**Problem description**
Only these lines are needed: the first line of the entries below through the line with "#ifndef B200_EMU_HEADER", each returned exactly.

**Task inputs**
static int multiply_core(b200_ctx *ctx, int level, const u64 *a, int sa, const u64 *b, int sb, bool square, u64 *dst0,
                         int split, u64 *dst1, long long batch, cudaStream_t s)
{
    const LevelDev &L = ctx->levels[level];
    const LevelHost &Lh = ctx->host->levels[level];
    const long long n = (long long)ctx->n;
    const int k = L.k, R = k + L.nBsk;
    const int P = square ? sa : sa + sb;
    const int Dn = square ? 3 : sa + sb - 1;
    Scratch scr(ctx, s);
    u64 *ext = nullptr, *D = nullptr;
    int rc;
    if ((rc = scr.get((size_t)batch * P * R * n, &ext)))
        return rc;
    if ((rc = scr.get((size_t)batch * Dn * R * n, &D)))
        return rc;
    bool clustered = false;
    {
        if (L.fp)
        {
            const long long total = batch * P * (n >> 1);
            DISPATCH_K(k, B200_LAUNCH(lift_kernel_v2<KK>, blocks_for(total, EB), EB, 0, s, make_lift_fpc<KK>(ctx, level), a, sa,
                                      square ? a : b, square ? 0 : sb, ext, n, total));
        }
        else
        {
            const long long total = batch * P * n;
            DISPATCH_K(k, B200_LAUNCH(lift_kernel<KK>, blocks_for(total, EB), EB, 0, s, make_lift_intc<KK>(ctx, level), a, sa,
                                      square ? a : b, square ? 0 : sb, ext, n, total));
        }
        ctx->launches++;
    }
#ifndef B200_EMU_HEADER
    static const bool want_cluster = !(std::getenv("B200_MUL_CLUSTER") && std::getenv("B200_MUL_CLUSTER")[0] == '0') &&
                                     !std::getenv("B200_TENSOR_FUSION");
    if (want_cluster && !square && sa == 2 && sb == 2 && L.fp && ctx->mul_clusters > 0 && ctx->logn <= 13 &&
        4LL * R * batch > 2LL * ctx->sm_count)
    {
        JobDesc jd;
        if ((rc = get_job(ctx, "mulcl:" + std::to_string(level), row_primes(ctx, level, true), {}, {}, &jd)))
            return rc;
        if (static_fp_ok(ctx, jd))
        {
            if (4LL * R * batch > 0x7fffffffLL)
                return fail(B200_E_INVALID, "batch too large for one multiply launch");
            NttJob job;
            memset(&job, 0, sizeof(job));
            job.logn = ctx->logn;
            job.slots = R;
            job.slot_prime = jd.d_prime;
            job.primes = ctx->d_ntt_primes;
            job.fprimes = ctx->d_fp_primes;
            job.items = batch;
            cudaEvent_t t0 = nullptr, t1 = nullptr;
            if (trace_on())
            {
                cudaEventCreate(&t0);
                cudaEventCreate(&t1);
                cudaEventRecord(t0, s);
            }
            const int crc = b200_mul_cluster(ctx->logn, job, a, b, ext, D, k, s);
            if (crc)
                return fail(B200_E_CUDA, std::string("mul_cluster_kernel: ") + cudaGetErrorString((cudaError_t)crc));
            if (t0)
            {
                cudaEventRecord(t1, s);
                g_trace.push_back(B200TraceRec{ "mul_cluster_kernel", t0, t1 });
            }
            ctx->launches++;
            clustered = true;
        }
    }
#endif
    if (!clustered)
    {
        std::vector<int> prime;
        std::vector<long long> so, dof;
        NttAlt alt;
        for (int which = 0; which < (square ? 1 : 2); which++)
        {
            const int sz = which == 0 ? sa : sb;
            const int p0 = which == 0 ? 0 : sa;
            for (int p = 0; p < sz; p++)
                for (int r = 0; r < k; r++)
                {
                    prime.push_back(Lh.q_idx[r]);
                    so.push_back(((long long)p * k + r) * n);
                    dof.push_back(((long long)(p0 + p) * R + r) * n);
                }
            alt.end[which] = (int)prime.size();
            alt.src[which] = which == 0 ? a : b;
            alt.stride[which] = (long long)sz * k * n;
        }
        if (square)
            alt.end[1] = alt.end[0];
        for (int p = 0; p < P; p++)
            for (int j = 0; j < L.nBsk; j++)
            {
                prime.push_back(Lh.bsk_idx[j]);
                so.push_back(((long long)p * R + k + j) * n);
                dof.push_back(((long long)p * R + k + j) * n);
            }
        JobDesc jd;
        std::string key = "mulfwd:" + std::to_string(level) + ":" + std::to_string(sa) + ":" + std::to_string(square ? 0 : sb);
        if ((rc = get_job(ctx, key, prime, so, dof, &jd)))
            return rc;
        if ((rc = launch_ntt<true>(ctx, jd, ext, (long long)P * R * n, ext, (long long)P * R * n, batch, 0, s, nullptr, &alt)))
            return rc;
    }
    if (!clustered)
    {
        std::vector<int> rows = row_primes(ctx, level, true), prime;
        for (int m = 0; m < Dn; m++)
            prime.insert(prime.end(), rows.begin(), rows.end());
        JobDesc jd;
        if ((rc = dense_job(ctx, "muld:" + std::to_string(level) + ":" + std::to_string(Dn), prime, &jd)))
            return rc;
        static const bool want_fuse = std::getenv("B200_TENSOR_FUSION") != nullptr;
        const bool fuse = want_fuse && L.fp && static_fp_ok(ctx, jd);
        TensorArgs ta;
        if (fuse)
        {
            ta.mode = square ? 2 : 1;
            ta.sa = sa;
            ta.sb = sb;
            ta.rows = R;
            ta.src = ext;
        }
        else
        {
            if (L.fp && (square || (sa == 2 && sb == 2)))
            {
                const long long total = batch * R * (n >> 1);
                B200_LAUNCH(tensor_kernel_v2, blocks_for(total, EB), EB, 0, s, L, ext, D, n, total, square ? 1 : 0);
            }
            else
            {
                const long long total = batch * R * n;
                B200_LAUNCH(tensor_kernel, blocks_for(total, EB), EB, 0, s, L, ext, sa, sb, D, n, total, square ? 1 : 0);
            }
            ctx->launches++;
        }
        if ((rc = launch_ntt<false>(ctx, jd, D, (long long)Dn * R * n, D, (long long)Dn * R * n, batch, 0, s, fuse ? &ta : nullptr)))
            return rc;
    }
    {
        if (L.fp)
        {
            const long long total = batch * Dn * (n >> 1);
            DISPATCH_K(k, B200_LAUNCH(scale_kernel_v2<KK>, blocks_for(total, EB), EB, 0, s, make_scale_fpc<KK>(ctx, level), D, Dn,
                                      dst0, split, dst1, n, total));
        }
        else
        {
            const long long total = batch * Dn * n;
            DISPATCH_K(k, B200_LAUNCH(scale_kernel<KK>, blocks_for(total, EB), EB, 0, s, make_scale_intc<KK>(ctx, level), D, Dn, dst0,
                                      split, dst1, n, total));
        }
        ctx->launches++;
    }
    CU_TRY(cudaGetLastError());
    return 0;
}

**Response for this exercise**
static int multiply_core(b200_ctx *ctx, int level, const u64 *a, int sa, const u64 *b, int sb, bool square, u64 *dst0,
                         int split, u64 *dst1, long long batch, cudaStream_t s)
{
    const LevelDev &L = ctx->levels[level];
    const LevelHost &Lh = ctx->host->levels[level];
    const long long n = (long long)ctx->n;
    const int k = L.k, R = k + L.nBsk;
    const int P = square ? sa : sa + sb;
    const int Dn = square ? 3 : sa + sb - 1;
    Scratch scr(ctx, s);
    u64 *ext = nullptr, *D = nullptr;
    int rc;
    if ((rc = scr.get((size_t)batch * P * R * n, &ext)))
        return rc;
    if ((rc = scr.get((size_t)batch * Dn * R * n, &D)))
        return rc;
    bool clustered = false;
    {
        if (L.fp)
        {
            const long long total = batch * P * (n >> 1);
            DISPATCH_K(k, B200_LAUNCH(lift_kernel_v2<KK>, blocks_for(total, EB), EB, 0, s, make_lift_fpc<KK>(ctx, level), a, sa,
                                      square ? a : b, square ? 0 : sb, ext, n, total));
        }
        else
        {
            const long long total = batch * P * n;
            DISPATCH_K(k, B200_LAUNCH(lift_kernel<KK>, blocks_for(total, EB), EB, 0, s, make_lift_intc<KK>(ctx, level), a, sa,
                                      square ? a : b, square ? 0 : sb, ext, n, total));
        }
        ctx->launches++;
    }
#ifndef B200_EMU_HEADER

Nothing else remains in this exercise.